Hungary's ruling Fidesz part faced widespead criticism in 2011 over dramatic changes to the way media organisations are regulatedCredit: Zselosz in Flickr. Some rights reserved
The changes took effect on 1 January and follow a large number of new laws drafted by the ruling Fidesz party over the past year, including changes to media regulation which international organisations have warned are a danger to press freedom.
In a letter to Hungarian prime minister Viktor Orban sent on 23 December, US secretary of state Hillary Clinton expressed concern over changes to media regulation in the country, specifically over the recent withdrawal of the licence of a radio station known to be critical of the government.

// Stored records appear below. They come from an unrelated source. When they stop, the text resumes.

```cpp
extern "C" int sgam_attention_h16_batched(const void *q, const void *k, const void *v, int32_t ht, int32_t ld, int32_t n, int32_t C,
                                          int32_t B, float scale, void *out, int32_t ldo, void *workspace, int64_t workspace_bytes,
                                          void *stream) {
    if (!q || !k || !v || !out || !workspace || (ht != 0 && ht != 1)) return SGAM_EINVAL;
    const int64_t need = sgam_attention_h16_batched_workspace_bytes(n, C, B);
    if (need < 0) return SGAM_EINVAL;
    const int nsplit = attn_nsplit(n, B), nt = B * n;
    if (ld < C || ld % 8 != 0 || ldo < C || ldo % 4 != 0 || !(scale > 0.f) || (n / KB) % nsplit != 0) return SGAM_EINVAL;
    if (workspace_bytes < need) return SGAM_EWORKSPACE;
    if (!sgam_aligned16(q) || !sgam_aligned16(k) || !sgam_aligned16(v) || !sgam_aligned16(workspace) ||
        (((uintptr_t)out) & 7u) != 0)
        return SGAM_EALIGN;
    hipStream_t s = sgam_stream(stream);
    unsigned short *kf = (unsigned short *)workspace;
    unsigned short *vf = kf + (int64_t)nt * AD;
    float *ws_o = (float *)(vf + (int64_t)nt * AD);
    float *ws_ml = ws_o + (int64_t)nsplit * nt * AD;
    SGAM_KLAUNCH(attn_split_kv_h16_kernel, dim3(nt / 8), dim3(256), 0, s, (const unsigned short *)k,
                       (const unsigned short *)v, ld, nt, kf, vf);
    SGAM_LAUNCH_CHECK();
    AttnHParams p;
    p.q_frag = 0; p.q = (const unsigned short *)q; p.kf = kf; p.vf = vf; p.ws_o = ws_o; p.ws_ml = ws_ml;
    p.ld = ld; p.n = nt; p.n_img = n; p.nsplit = nsplit; p.blocks_per_split = n / KB / nsplit; p.qscale_log2e = scale * LOG2E;
    const dim3 grid(nt / 128 * nsplit), cgrid(nt / 32 * 8);
    if (sgam_i_prof_on) sgam_i_prof_work(4.0 * B * n * (double)n * AD, 4.0 * 2.0 * nt * AD);
    if (ht == 0) SGAM_KLAUNCH(attn_flash_h16_kernel<0>, grid, dim3(256), 0, s, p);
    else SGAM_KLAUNCH(attn_flash_h16_kernel<1>, grid, dim3(256), 0, s, p);
    SGAM_LAUNCH_CHECK();
#define HCOMBINE(HT_, NS_) SGAM_KLAUNCH((attn_combine_h16_kernel<HT_, NS_>), cgrid, dim3(256), 0, s, ws_o, ws_ml, (unsigned short *)out, ldo, nt)
    switch (nsplit * 2 + (ht ? 1 : 0)) {
        case 16: HCOMBINE(0, 8); break;
        case 17: HCOMBINE(1, 8); break;
        case 8: HCOMBINE(0, 4); break;
        case 9: HCOMBINE(1, 4); break;
        case 4: HCOMBINE(0, 2); break;
        case 5: HCOMBINE(1, 2); break;
        case 2: HCOMBINE(0, 1); break;
        case 3: HCOMBINE(1, 1); break;
        default: return SGAM_EINVAL;
    }
#undef HCOMBINE
    SGAM_LAUNCH_CHECK();
    return SGAM_OK;
}

extern "C" int sgam_attention_h16(const void *q, const void *k, const void *v, int32_t ht, int32_t ld, int32_t n, int32_t C,
                                  float scale, void *out, int32_t ldo, void *workspace, int64_t workspace_bytes, void *stream) {
    return sgam_attention_h16_batched(q, k, v, ht, ld, n, C, 1, scale, out, ldo, workspace, workspace_bytes, stream);
// ... 249 lines not shown
```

Klubradio announced in December that it would be forced to close by 31 March 2012 after the government's Media Council, whose members were all nominated by the Fidesz party and whose cross-platform authority and system of "co-regulation" has been criticised, had awarded its frequency to another relatively unknown radio station, Autoradio.
According to Hungarian media network Politics.hu, Media Council spokesperson Karola Kirisci said the station had not scored highly enough in certain criteria, although she reportedly refused to explain the criteria involved at a press conference.
Dunja Mijatovic, press freedom representative for the Organisation for Security and Co-operation in Europe (OSCE), told Politics.hu it was "regrettable that an independent and popular political talk radio station is to be terminated".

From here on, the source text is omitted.